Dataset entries
········
# consensus-shipyard/ipc-filecoin-proofs

Hardware: AMD Instinct MI355X
Metric: Merkle proofs verified/sec + HBM GB/s, 1M-receipt synthetic tipset, 1/2/4/8 GPU (higher is better)
Workload: dtype u64; 1 GPU; BASELINE.json configs[2] (the 1M-receipt tipset the metric is quoted on): 1000000 receipts (Amtv0<Receipt> + one Amt<...; receipts_per_gpu=1000000, claims_per_gpu=1000000, witness_blocks_per_gpu=1288038, witness_bytes_per_gpu=439923915, scan_matches=1002, device=AMD Radeon Graphics

## Files before the change

ipc-filecoin-proofs_amd/csrc/kernels/verify_dev.h:

```cpp
#pragma once
#include "claims_dev.h"
#include "event_table.h"
#include "amt_enum.h"
#include "event_table.h"
#include "tipset_ctx.h"
#include "types_dev.h"

namespace ipcfp {


constexpr unsigned long long kEmptySlot64 = ~0ULL;

__device__ __forceinline__ uint32_t exec_find(const unsigned long long* slots, uint32_t mask, const CidKey* keys,
                                              const CidKey& key) {
    const uint64_t h = cid_hash64(key);
    uint32_t s = uint32_t(h >> 32) & mask;
    for (;;) {
        const unsigned long long cur = slots[s];
        if (cur == kEmptySlot64) return kNoBlock;
        if (uint32_t(cur >> 32) == uint32_t(h) && cid_equal(keys[uint32_t(cur)], key)) return uint32_t(cur);
        s = (s + 1) & mask;
    }
}

__device__ __forceinline__ bool ev_trusted(const ipcfp_trust_policy_t& t, long long epoch) {
    if (t.kind == 0) return true;
    if (t.ec_chain_empty) return false;
    return epoch >= t.min_epoch && epoch <= t.max_epoch;
}

__device__ __forceinline__ bool bytes_equal_global(const uint8_t* __restrict__ a, const uint8_t* __restrict__ b, uint32_t n) {
    uint64_t diff = 0;
    uint32_t i = 0;
    typedef unsigned long long u64x2_t __attribute__((ext_vector_type(2)));
    for (; i + 16 <= n; i += 16) {
        u64x2_t x, y;
        __builtin_memcpy(&x, a + i, 16);
        __builtin_memcpy(&y, b + i, 16);
        diff |= (x.x ^ y.x) | (x.y ^ y.y);
    }
    for (; i + 8 <= n; i += 8) {
        uint64_t x, y;
        __builtin_memcpy(&x, a + i, 8);
        __builtin_memcpy(&y, b + i, 8);
        diff |= x ^ y;
    }
    for (; i < n; ++i) diff |= uint64_t(a[i] ^ b[i]);
    return diff == 0;
}

__device__ __forceinline__ uint32_t verify_event_record(const WitnessView& w, const EventClaimPacked& c, const EventRec& e,
                                                        const uint8_t* __restrict__ blob, const ipcfp_event_filter_t& filter,
                                                        bool has_filter) {
    if (e.emitter != c.emitter) return IPCFP_ST_FALSE_EMITTER;
    if (!(e.base_flags & kEvIsLog)) return IPCFP_ST_FALSE_NOT_EVM_LOG;
    const uint32_t nt = uint32_t(e.base_flags >> kEvTopicShift) & 0xffu;
    if (nt != c.n_topics) return IPCFP_ST_FALSE_TOPIC_COUNT;
    const uint8_t* item = w.arena + (e.base_flags & kEvBaseMask);
    const bool case_a = (e.base_flags & kEvCaseA) != 0;
    for (uint32_t i = 0; i < nt; ++i) {
        const uint8_t* claimed = blob + c.topics_off + 33u * i;
        if (!claimed[0]) return IPCFP_ST_FALSE_TOPIC;
        const uint32_t rel = case_a ? uint32_t(e.topic_rel[0]) + 32u * i : uint32_t(e.topic_rel[i & 3u]);
        if (!bytes_equal_global(item + rel, claimed + 1, 32)) return IPCFP_ST_FALSE_TOPIC;
    }
    if (!(c.flags & EC_DATA_MATCHABLE) || c.data_len != e.data_len) return IPCFP_ST_FALSE_DATA;
    if (!bytes_equal_global(item + e.data_rel, blob + c.data_off, c.data_len)) return IPCFP_ST_FALSE_DATA;
    if (has_filter) {
        if (nt < 2) return IPCFP_ST_FALSE_FILTER;
        const uint32_t r1 = case_a ? uint32_t(e.topic_rel[0]) + 32u : uint32_t(e.topic_rel[1]);
        if (!bytes_equal_global(item + e.topic_rel[0], filter.topic0, 32) || !bytes_equal_global(item + r1, filter.topic1, 32))
            return IPCFP_ST_FALSE_FILTER;
    }
    return IPCFP_ST_TRUE;
}
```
········
◆ **ABOUT THIS TASK**
Look through the entries above; copy every line holding the string "filecoin".

◆ **PROBLEM SOLUTION**
# consensus-shipyard/ipc-filecoin-proofs
ipc-filecoin-proofs_amd/csrc/kernels/verify_dev.h:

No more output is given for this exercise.